In the expression, substitute 0 for $$x$$.

$$\begin{array}{l}y = 2\left( {\frac{{0 - 1}}{{ - 1}}} \right) - 5\\y = 2 - 5\\y = - 3\end{array}$$

## Step 5: Formula and calculation of $$z$$-coordinate.

Write the expression to find $$z$$-coordinate of point from the parametric equations as follows.

$$\frac{{x - 1}}{{ - 1}} = \frac{{z - 6}}{{ - 3}}$$

Rewrite the expression as follows.

$$z = ( - 3)\left( {\frac{{x - 1}}{{ - 1}}} \right) + 6$$

In the expression, substitute 0 for $$x$$.

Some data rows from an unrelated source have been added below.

+__device__ __forceinline__ void place_group(uint32_t lo, uint32_t hi, int lane, uint32_t& pending, uint32_t& nbv,
+                                            uint32_t& pendv) {
+  nbv = (uint32_t)__builtin_clz(lo ^ hi);
+  const uint32_t mv = (uint32_t)__builtin_clz((((hi | ~lo) << nbv) << 1) | 1u);
+  uint32_t T = mv;
+#pragma unroll
+  for (int o = 1; o < 64; o <<= 1) {
+    const uint32_t up = __shfl_up(T, o, 64);
+    if (lane >= o) T += up;
+  }
+  const uint32_t Tex = T - mv;
+  const uint64_t heads = __ballot(nbv > 0);
+  const uint64_t before = heads & ((1ull << lane) - 1ull);
+  const int hb = 63 - __builtin_clzll(before | 1ull);
+  const uint32_t Tex_h = __shfl(Tex, hb, 64);
+  const uint32_t pend_in = before ? Tex - Tex_h : pending + Tex;
+  pendv = nbv ? pend_in : 0u;
+  const int hl = 63 - __builtin_clzll(heads | 1ull);
+  const uint32_t T63 = __builtin_amdgcn_readlane(T, 63);
+  const uint32_t Tex_hl = __builtin_amdgcn_readlane(Tex, hl);
+  pending = heads ? T63 - Tex_hl : pending + T63;
+}
+
+__global__ __launch_bounds__(64 * PLACE_WAVES) void enc_place_sum_kernel(const int* __restrict__ meta, SplitGeom G,
+                                                                         const uint32_t* __restrict__ rec_low,
+                                                                         const uint32_t* __restrict__ rec_high,
+                                                                         uint2* __restrict__ slices) {
+  const int lane = threadIdx.x & 63;
+  const int q = __builtin_amdgcn_readfirstlane(blockIdx.x * PLACE_WAVES + (threadIdx.x >> 6));
+  if (q >= G.B * (G.ky + G.kz)) return;
+  int s, k, ks, gs, q0;
+  G.slice(q, s, k, ks, gs, q0);
+  int which, b;
+  int64_t n, base;
+  G.stream(s, which, b, n, base);
+  const int L = meta[4 * b + (which ? 1 : 3)];
+  if (L > G.Lmax || L < 1) return;
+  const uint32_t* rlo = rec_low + base;
+  const uint32_t* rhi = rec_high + base;
+  const int64_t j0 = (int64_t)k * gs * 64;
+  const int64_t j1 = j0 + (int64_t)gs * 64 < n ? j0 + (int64_t)gs * 64 : n;
+  uint32_t pending = 0, bits = 0, head = 0;
+  for (int64_t c0 = j0; c0 < j1; c0 += PLACE_CHUNK * 64) {
+    uint32_t lo[PLACE_CHUNK], hi[PLACE_CHUNK];
+    place_load(rlo, rhi, c0, j1, lane, lo, hi);
+#pragma unroll
+    for (int i = 0; i < PLACE_CHUNK; ++i) {
+      if (c0 + i * 64 >= j1) break;
+      uint32_t nbv, pendv;
+      place_group(lo[i], hi[i], lane, pending, nbv, pendv);
+      head |= __ballot(nbv > 0) ? 1u : 0u;
+      uint32_t len = nbv + pendv;
+#pragma unroll
+      for (int o = 32; o > 0; o >>= 1) len += __shfl_xor(len, o, 64);
+      bits += len;
+    }
+  }
+  if (lane == 0) slices[q] = make_uint2(pending, bits | (head << 31));
+}
+
+__global__ __launch_bounds__(64 * PLACE_WAVES) void enc_place_emit_kernel(
+    const int* __restrict__ meta, SplitGeom G, const uint32_t* __restrict__ rec_low,
+    const uint32_t* __restrict__ rec_high, const uint2* __restrict__ slices, const uint32_t* __restrict__ final_low,
+    uint8_t* __restrict__ out, int64_t cap_y, int64_t cap_z, int* __restrict__ lengths, int* __restrict__ err) {
+  const int lane = threadIdx.x & 63;
+  const int q = __builtin_amdgcn_readfirstlane(blockIdx.x * PLACE_WAVES + (threadIdx.x >> 6));
+  if (q >= G.B * (G.ky + G.kz)) return;
+  int s, k, ks, gs, q0;
+  G.slice(q, s, k, ks, gs, q0);
   int which, b;
   int64_t n, base;
   G.stream(s, which, b, n, base);
   const int L = meta[4 * b + (which ? 1 : 3)];
   if (L > G.Lmax || L < 1) {
-    if (tid == 0) {
+    if (k == 0 && lane == 0) {
       atomicOr(err, 1);
       lengths[2 * b + which] = 0;
     }
     return;
   }
+  const uint32_t* rlo = rec_low + base;
+  const uint32_t* rhi = rec_high + base;
+  const int64_t j0 = (int64_t)k * gs * 64;
+  const int64_t j1 = j0 + (int64_t)gs * 64 < n ? j0 + (int64_t)gs * 64 : n;
+  uint32_t lo[PLACE_CHUNK], hi[PLACE_CHUNK];
+  place_load(rlo, rhi, j0, j1, lane, lo, hi);
+  uint32_t pending = 0;
+  uint64_t off = 0;
+  for (int i0 = 0; i0 < k; i0 += 64) {
+    const int i = i0 + lane;
+    uint32_t a = 1u, t = 0u, len = 0u;
+    if (i < k) {
+      const uint2 r = slices[q0 + i];
+      t = r.x;
+      len = r.y & 0x7FFFFFFFu;
+      a = (r.y >> 31) ? 0u : 1u;
+    }
+    uint32_t A = a, Tm = t;
+#pragma unroll
+    for (int o = 1; o < 64; o <<= 1) {
+      const uint32_t pa = __shfl_up(A, o, 64), pt = __shfl_up(Tm, o, 64);
+      if (lane >= o) {
+        Tm = (A ? pt : 0u) + Tm;
+        A = pa & A;
+      }
+    }
+    uint32_t Ae = __shfl_up(A, 1, 64), Te = __shfl_up(Tm, 1, 64);
+    if (lane == 0) {
+      Ae = 1u;
+      Te = 0u;
+    }
+    const uint32_t cin = (Ae ? pending : 0u) + Te;
+    uint64_t bits = (uint64_t)len + (a ? 0u : cin);
+#pragma unroll
+    for (int o = 32; o > 0; o >>= 1) bits += __shfl_xor(bits, o, 64);
+    off += bits;
+    const uint32_t A63 = __builtin_amdgcn_readlane(A, 63), T63 = __builtin_amdgcn_readlane(Tm, 63);
+    pending = (A63 ? pending : 0u) + T63;
+  }
+
   const int64_t stride = cap_z + cap_y;
   uint32_t* dst32 = (uint32_t*)(out + (size_t)b * stride + (which ? cap_z : 0));
   const int64_t cap_bits = (which ? cap_y : cap_z) * 8;
-  const uint32_t* rlo = rec_low + base;
-  const uint32_t* rhi = rec_high + base;
-  const int64_t per = (n + PLACE_THREADS - 1) / PLACE_THREADS;
-  const int64_t j0 = (int64_t)tid * per < n ? (int64_t)tid * per : n;
-  const int64_t j1 = j0 + per < n ? j0 + per : n;
-
-  uint32_t t = 0, head = 0;
-  uint64_t len = 0;
-  for (int64_t j = j0; j < j1; ++j) {
-    const uint32_t lo = rlo[j], hi = rhi[j];
-    const uint32_t nb = (uint32_t)__builtin_clz(lo ^ hi);
-    const uint32_t m = (uint32_t)__builtin_clz((((hi | ~lo) << nb) << 1) | 1u);
-    if (nb) {
-      len += nb + t;
-      head = 1;
-      t = 0;
-    }
-    t += m;
-  }
-  sc_a[tid] = head ? 0u : 1u;
-  sc_t[tid] = t;
-  __syncthreads();
-  for (int o = 1; o < PLACE_THREADS; o <<= 1) {
-    uint32_t pa = 1, pt = 0;
-    if (tid >= o) {
-      pa = sc_a[tid - o];
-      pt = sc_t[tid - o];
-    }
-    __syncthreads();
-    if (tid >= o) {
-      const uint32_t a = sc_a[tid];
-      sc_t[tid] = (a ? pt : 0u) + sc_t[tid];
-      sc_a[tid] = pa & a;
-    }
-    __syncthreads();
-  }
-  const uint32_t carry_in = tid ? sc_t[tid - 1] : 0u;
-  const uint32_t pend_final = sc_t[PLACE_THREADS - 1];
-  const uint64_t mylen = len + (head ? (uint64_t)carry_in : 0u);
-  __syncthreads();
-  sc_l[tid] = mylen;
-  __syncthreads();
-  for (int o = 1; o < PLACE_THREADS; o <<= 1) {
-    const uint64_t v = tid >= o ? sc_l[tid - o] : 0u;
-    __syncthreads();
-    sc_l[tid] += v;
-    __syncthreads();
-  }
-  const int64_t total = (int64_t)sc_l[PLACE_THREADS - 1];
-  int64_t off = (int64_t)(sc_l[tid] - mylen);
-
   int overflow = 0;
-  uint32_t pend = carry_in;
-  for (int64_t j = j0; j < j1; ++j) {
-    const uint32_t lo = rlo[j], hi = rhi[j];
-    const uint32_t nbv = (uint32_t)__builtin_clz(lo ^ hi);
-    const uint32_t m = (uint32_t)__builtin_clz((((hi | ~lo) << nbv) << 1) | 1u);
-    if (nbv) {
-      const uint32_t bitsv = lo >> (32u - nbv);
-      const uint32_t pendv = pend;
-      if (pendv == 0) {
-        put_bits(dst32, cap_bits, off, bitsv, (int)nbv, &overflow);
-      } else {
-        const uint32_t first = bitsv >> (nbv - 1);
-        put_bits(dst32, cap_bits, off, first, 1, &overflow);
-        if (!first) put_ones(dst32, cap_bits, off + 1, pendv, &overflow);
-        else if (off + 1 + (int64_t)pendv > cap_bits) overflow = 1;
-        if (nbv > 1)
-          put_bits(dst32, cap_bits, off + 1 + pendv, bitsv & ((1u << (nbv - 1)) - 1u), (int)nbv - 1, &overflow);
-      }
-      off += nbv + pendv;
-      pend = 0;
-    }
-    pend += m;
-  }
-  if (tid == 0) {
-    const uint32_t pending = pend_final + 1u;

$$\begin{array}{l}z = ( - 3)\left( {\frac{{0 - 1}}{{ - 1}}} \right) + 6\\z = - 3 + 6\\z = 3\end{array}$$

The point at which the line intersects the $$yz$$- plane is $$0, - 3,0)$$.

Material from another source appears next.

# twosigma/Cook

Measured on AMD Instinct MI355X. Metric: match-cycles/sec at 1M pending x 50k offers, higher is better.
Workload: dtype f64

The line intersects the $$xz$$- plane when the value of $$x$$ $$(y = 0)$$

## Step 6: Formula and calculation of $$x$$-coordinate.

Write the expression to find $$x$$-coordinate of point from the parametric equations as follows.

$$\frac{{x - 1}}{{ - 1}} = \frac{{y + 5}}{2}$$

Rewrite the expression as follows.

$$x = ( - 1)\left( {\frac{{y + 5}}{2}} \right) + 1$$

In the expression, substitute 0 for $$y$$.

$$\begin{array}{l}x = ( - 1)\left( {\frac{{0 + 5}}{2}} \right) + 1\\x = - \frac{5}{2} + 1\\x = - \frac{3}{2}\end{array}$$

## Step 7: Formula and calculation of $$x$$-coordinate.

Write the expression to find $$z$$-coordinate of point from the parametric equations as follows.

$$\frac{{y + 5}}{2} = \frac{{z - 6}}{{ - 3}}$$

Rewrite the expression as follows.

$$z = ( - 3)\left( {\frac{{y + 5}}{2}} \right) + 6$$

In the expression, substitute 0 for $$y$$.

$$\begin{array}{l}z = ( - 3)\left( {\frac{{0 + 5}}{2}} \right) + 6\\z = - \frac{{15}}{2} + 6\\z = - \frac{3}{2}\end{array}$$

As a result, the point at which the line intersects the $$xz$$-plane is$$\left( { - \frac{3}{2},0, - \frac{3}{2}} \right)$$.